» Your instructions
When you have gone through the entries below, state how many lines include the word "count" and write nothing else.

» Dataset entries
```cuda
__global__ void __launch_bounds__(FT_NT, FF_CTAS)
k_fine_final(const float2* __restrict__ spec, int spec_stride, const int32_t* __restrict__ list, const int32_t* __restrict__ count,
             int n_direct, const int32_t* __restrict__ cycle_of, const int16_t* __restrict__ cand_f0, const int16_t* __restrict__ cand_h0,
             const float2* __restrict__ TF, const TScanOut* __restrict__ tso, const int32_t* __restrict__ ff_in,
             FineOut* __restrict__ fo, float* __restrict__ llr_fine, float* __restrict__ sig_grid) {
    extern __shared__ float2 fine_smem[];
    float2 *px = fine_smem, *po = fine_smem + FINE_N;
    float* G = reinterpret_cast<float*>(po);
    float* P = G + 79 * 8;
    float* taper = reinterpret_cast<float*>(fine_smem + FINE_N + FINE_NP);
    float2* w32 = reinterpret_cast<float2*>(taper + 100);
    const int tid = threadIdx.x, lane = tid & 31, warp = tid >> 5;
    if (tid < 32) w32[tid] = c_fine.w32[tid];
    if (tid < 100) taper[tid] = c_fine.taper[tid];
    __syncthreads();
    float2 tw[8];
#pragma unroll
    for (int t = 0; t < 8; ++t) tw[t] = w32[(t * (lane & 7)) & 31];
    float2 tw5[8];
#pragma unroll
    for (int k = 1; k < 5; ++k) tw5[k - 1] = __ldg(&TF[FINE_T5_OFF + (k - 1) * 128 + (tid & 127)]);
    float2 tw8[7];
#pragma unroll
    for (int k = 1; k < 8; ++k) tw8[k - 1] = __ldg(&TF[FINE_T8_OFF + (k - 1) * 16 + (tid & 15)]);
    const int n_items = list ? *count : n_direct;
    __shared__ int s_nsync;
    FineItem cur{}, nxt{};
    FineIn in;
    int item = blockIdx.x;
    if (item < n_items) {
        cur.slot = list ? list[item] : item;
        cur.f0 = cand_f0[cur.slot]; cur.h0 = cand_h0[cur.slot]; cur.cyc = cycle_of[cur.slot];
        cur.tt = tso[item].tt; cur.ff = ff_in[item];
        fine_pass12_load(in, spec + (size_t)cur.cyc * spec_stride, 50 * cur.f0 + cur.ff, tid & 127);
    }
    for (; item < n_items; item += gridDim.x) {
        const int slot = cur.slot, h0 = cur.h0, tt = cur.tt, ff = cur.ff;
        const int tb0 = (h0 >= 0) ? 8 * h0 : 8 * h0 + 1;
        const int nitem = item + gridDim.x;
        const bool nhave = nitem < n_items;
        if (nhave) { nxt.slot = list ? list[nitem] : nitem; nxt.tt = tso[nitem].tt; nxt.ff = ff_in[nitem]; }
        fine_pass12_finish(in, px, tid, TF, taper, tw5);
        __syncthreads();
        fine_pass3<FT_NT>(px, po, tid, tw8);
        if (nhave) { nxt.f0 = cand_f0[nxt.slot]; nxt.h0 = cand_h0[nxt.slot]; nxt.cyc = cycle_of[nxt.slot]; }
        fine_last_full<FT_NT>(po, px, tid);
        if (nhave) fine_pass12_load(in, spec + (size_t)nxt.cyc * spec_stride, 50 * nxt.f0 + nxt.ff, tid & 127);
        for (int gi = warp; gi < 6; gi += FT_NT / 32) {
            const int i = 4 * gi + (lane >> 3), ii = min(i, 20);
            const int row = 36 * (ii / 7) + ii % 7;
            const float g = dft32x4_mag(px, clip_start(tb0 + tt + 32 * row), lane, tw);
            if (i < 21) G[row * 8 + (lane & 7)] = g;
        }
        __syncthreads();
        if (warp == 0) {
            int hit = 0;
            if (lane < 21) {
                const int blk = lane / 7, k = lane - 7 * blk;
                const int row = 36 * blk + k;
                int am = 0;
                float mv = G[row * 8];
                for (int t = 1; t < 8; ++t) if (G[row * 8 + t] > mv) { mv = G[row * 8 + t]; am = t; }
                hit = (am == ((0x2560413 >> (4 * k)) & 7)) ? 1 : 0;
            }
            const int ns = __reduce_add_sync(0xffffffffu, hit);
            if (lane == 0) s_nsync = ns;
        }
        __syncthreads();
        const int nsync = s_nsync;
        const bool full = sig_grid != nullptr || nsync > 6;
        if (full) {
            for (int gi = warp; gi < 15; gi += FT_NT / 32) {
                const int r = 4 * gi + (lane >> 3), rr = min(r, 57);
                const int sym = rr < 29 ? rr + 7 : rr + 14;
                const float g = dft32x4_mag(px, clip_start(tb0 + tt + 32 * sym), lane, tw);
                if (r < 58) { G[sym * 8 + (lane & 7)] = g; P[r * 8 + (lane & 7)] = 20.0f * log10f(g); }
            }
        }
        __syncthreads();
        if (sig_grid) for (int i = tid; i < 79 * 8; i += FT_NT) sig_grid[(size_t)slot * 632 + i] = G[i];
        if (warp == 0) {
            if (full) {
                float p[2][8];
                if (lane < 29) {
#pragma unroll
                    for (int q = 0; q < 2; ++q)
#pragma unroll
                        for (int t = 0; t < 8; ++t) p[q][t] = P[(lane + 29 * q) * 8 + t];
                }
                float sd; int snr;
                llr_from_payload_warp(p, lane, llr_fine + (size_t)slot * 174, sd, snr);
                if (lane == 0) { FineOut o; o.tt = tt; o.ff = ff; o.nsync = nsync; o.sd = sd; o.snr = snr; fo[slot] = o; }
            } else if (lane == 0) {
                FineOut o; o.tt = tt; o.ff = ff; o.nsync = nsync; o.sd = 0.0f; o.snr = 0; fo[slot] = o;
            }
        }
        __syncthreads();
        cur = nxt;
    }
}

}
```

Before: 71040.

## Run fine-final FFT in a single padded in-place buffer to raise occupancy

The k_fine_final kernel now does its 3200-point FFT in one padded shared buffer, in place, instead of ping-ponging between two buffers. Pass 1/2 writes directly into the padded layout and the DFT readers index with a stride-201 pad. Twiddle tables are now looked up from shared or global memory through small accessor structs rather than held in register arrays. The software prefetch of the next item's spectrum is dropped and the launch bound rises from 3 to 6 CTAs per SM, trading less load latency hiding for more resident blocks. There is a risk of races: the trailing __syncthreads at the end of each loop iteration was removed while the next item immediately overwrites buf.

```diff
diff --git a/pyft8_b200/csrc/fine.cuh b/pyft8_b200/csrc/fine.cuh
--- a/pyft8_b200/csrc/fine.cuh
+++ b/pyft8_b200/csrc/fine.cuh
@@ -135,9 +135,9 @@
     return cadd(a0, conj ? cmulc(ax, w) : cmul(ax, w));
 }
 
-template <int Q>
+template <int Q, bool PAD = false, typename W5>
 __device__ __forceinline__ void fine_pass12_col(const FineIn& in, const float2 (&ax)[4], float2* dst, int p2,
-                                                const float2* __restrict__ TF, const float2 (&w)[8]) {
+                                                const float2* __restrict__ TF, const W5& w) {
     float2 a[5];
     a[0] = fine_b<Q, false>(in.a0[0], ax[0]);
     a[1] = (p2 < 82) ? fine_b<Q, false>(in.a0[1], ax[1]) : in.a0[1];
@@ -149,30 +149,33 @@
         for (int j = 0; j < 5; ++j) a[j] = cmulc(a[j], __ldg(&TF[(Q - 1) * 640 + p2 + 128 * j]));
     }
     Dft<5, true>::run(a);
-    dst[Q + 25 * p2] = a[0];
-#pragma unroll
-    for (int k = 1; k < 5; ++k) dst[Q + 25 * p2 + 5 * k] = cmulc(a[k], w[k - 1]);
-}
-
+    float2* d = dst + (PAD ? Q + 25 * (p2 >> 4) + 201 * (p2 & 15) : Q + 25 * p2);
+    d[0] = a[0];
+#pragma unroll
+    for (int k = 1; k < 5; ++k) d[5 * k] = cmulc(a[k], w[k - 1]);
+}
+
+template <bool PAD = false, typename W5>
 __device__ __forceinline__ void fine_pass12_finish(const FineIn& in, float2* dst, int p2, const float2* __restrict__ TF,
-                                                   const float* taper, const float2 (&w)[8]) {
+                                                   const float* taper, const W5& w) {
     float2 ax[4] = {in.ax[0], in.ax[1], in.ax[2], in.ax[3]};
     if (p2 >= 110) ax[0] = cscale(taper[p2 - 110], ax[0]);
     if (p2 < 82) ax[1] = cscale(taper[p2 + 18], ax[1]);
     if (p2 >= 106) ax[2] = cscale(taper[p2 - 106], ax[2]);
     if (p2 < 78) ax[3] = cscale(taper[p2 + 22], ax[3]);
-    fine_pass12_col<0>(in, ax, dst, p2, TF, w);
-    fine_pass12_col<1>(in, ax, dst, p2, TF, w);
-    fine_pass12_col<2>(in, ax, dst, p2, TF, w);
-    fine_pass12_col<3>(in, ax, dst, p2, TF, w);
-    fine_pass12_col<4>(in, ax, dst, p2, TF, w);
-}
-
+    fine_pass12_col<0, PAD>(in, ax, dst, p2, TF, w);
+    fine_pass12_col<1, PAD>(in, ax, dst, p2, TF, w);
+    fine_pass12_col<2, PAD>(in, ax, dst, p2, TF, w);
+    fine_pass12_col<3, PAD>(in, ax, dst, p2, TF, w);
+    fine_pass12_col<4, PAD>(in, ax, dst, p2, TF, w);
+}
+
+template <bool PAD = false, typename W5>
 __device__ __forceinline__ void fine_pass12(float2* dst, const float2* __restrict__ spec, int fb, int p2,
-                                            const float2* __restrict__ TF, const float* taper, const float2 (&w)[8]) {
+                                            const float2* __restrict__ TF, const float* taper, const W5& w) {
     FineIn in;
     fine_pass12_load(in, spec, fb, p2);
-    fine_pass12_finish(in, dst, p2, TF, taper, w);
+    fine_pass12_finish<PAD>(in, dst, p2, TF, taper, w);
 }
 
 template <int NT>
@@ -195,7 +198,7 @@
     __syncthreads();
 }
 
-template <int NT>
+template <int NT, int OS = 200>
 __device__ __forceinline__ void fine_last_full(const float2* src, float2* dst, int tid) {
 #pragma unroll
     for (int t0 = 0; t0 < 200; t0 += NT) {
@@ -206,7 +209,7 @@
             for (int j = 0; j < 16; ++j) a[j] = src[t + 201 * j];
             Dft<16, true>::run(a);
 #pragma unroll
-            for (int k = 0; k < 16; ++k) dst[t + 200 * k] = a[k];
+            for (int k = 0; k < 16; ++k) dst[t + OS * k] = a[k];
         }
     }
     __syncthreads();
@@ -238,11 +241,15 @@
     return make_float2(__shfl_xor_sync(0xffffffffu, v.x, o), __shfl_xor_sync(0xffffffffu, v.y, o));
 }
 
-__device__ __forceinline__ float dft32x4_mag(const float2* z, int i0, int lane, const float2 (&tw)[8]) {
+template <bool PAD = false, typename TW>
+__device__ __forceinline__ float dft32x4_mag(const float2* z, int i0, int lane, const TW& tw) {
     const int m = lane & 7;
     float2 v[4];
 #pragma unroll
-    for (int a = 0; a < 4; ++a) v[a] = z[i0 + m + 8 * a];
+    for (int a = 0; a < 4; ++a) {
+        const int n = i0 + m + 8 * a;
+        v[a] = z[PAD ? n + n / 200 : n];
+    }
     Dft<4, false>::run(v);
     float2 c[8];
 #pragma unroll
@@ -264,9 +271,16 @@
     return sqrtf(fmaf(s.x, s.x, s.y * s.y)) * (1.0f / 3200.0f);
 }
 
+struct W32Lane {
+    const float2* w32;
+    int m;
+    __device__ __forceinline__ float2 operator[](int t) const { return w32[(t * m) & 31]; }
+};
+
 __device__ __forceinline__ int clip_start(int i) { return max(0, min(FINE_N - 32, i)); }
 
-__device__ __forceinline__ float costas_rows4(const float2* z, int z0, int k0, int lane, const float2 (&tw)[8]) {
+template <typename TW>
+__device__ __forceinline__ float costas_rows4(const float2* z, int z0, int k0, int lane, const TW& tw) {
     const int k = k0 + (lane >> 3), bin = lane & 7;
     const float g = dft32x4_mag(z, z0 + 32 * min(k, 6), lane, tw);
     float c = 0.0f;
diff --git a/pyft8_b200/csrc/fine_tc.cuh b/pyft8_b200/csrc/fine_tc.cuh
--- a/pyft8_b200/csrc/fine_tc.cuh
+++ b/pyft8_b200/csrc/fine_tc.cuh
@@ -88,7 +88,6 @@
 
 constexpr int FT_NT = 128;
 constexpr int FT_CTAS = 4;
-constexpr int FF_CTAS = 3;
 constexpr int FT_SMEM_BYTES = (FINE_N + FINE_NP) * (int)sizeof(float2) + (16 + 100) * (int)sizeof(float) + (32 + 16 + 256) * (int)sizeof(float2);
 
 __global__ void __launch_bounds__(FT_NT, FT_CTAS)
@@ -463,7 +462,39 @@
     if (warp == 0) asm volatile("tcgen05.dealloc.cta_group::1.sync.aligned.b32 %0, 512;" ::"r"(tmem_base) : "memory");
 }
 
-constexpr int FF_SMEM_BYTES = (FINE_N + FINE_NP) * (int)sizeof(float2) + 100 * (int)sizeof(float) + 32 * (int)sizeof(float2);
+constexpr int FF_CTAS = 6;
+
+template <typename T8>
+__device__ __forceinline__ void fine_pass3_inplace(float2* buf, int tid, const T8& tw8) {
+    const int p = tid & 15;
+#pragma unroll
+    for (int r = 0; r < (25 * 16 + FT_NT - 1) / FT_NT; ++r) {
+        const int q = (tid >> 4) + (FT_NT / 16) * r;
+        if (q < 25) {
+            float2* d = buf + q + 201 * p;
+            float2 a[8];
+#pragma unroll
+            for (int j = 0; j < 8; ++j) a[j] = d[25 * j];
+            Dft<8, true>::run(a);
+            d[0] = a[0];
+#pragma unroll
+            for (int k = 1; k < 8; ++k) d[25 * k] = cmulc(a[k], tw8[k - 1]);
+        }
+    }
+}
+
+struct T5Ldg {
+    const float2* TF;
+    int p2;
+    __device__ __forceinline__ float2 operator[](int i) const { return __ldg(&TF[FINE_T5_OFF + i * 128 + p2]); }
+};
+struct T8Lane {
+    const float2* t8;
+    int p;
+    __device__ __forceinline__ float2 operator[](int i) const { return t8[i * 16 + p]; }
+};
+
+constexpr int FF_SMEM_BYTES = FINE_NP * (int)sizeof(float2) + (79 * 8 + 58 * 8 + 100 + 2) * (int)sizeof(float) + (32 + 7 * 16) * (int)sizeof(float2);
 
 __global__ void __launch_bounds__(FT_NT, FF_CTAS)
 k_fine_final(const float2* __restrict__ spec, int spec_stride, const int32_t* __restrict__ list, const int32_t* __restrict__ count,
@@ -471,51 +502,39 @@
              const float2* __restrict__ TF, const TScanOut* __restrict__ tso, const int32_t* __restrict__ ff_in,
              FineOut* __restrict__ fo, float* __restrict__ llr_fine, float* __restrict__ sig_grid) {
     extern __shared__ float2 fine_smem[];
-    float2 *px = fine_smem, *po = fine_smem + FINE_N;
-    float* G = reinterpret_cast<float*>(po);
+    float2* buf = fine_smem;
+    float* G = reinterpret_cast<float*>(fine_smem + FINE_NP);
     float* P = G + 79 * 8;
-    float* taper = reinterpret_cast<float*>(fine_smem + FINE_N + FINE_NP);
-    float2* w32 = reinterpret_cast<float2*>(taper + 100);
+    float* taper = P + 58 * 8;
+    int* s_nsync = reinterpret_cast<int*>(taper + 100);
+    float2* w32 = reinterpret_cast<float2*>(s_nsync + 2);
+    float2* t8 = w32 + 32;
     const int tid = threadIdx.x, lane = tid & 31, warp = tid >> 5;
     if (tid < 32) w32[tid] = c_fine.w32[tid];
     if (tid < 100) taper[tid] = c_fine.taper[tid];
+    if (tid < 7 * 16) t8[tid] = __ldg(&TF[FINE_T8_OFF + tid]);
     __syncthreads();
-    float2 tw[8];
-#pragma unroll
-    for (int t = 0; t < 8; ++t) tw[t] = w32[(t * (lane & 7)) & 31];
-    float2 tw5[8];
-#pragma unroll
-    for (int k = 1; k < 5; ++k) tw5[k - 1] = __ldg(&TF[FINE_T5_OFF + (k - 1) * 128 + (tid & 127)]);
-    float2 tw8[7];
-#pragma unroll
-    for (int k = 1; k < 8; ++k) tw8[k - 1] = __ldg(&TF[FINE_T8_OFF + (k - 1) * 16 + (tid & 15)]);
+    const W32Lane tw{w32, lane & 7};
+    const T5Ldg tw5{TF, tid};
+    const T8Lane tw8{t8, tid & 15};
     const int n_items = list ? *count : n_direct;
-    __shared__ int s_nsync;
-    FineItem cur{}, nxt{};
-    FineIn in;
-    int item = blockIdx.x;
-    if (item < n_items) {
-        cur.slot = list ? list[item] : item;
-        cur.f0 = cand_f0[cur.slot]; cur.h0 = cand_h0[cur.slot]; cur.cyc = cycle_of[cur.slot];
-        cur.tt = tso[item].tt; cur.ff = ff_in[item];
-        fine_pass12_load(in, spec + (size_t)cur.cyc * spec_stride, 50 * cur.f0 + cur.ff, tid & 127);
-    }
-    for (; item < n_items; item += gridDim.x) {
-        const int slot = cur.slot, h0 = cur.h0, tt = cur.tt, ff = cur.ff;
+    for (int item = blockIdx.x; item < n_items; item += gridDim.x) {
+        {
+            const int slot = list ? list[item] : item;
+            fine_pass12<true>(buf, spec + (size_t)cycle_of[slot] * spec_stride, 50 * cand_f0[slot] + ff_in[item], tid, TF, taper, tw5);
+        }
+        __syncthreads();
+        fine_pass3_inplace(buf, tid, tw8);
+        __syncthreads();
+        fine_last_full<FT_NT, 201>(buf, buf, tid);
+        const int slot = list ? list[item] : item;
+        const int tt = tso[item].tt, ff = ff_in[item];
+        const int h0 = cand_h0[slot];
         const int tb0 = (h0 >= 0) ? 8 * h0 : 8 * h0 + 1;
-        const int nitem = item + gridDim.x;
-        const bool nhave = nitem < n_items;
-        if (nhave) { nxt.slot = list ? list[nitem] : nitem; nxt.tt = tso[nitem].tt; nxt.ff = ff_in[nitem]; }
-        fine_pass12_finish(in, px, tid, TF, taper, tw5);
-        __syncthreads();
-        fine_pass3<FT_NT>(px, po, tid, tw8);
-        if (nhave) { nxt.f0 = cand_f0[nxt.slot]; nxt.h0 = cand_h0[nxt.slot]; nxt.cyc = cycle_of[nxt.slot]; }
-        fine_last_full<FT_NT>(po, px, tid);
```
--
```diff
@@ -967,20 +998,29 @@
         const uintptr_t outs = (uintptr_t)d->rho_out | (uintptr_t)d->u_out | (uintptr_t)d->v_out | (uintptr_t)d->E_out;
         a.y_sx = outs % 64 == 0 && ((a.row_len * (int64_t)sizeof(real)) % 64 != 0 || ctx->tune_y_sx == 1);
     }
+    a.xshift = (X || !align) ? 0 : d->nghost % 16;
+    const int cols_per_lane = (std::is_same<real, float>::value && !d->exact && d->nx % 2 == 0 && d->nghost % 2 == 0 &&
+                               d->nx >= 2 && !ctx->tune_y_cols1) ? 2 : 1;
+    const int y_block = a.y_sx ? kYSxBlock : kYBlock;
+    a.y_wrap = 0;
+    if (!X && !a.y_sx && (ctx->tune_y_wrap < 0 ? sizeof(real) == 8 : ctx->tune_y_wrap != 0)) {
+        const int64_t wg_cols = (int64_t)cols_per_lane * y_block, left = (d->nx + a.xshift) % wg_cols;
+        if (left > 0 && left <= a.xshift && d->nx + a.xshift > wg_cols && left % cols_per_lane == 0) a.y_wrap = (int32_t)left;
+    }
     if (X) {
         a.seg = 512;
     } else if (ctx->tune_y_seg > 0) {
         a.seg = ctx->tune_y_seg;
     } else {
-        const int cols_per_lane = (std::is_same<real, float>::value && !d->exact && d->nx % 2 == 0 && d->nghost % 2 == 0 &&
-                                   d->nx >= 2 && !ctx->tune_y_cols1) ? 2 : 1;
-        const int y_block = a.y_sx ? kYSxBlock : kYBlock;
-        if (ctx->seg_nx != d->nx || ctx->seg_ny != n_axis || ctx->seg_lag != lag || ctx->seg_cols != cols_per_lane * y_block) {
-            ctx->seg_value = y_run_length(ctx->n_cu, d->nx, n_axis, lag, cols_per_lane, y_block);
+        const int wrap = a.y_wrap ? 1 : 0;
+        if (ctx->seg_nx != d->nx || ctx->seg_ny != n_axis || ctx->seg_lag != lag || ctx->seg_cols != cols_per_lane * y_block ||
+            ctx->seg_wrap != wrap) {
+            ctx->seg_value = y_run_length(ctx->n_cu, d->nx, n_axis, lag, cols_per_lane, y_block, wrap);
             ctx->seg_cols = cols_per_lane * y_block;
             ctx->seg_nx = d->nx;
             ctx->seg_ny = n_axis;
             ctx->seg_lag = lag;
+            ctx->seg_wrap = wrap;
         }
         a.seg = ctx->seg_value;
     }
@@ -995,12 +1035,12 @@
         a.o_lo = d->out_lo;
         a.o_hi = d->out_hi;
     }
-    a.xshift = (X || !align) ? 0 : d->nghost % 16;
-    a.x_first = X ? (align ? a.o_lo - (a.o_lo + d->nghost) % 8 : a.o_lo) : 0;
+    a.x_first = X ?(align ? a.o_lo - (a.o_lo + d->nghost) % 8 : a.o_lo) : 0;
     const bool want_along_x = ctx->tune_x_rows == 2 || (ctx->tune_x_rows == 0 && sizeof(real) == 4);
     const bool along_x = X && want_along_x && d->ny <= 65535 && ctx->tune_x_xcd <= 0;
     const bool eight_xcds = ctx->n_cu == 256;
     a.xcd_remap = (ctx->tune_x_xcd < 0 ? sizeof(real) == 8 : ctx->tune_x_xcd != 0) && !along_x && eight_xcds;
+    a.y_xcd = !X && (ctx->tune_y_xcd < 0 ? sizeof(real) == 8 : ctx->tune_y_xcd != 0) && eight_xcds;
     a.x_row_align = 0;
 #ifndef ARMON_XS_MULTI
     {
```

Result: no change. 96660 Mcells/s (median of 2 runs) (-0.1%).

» Expected answer
4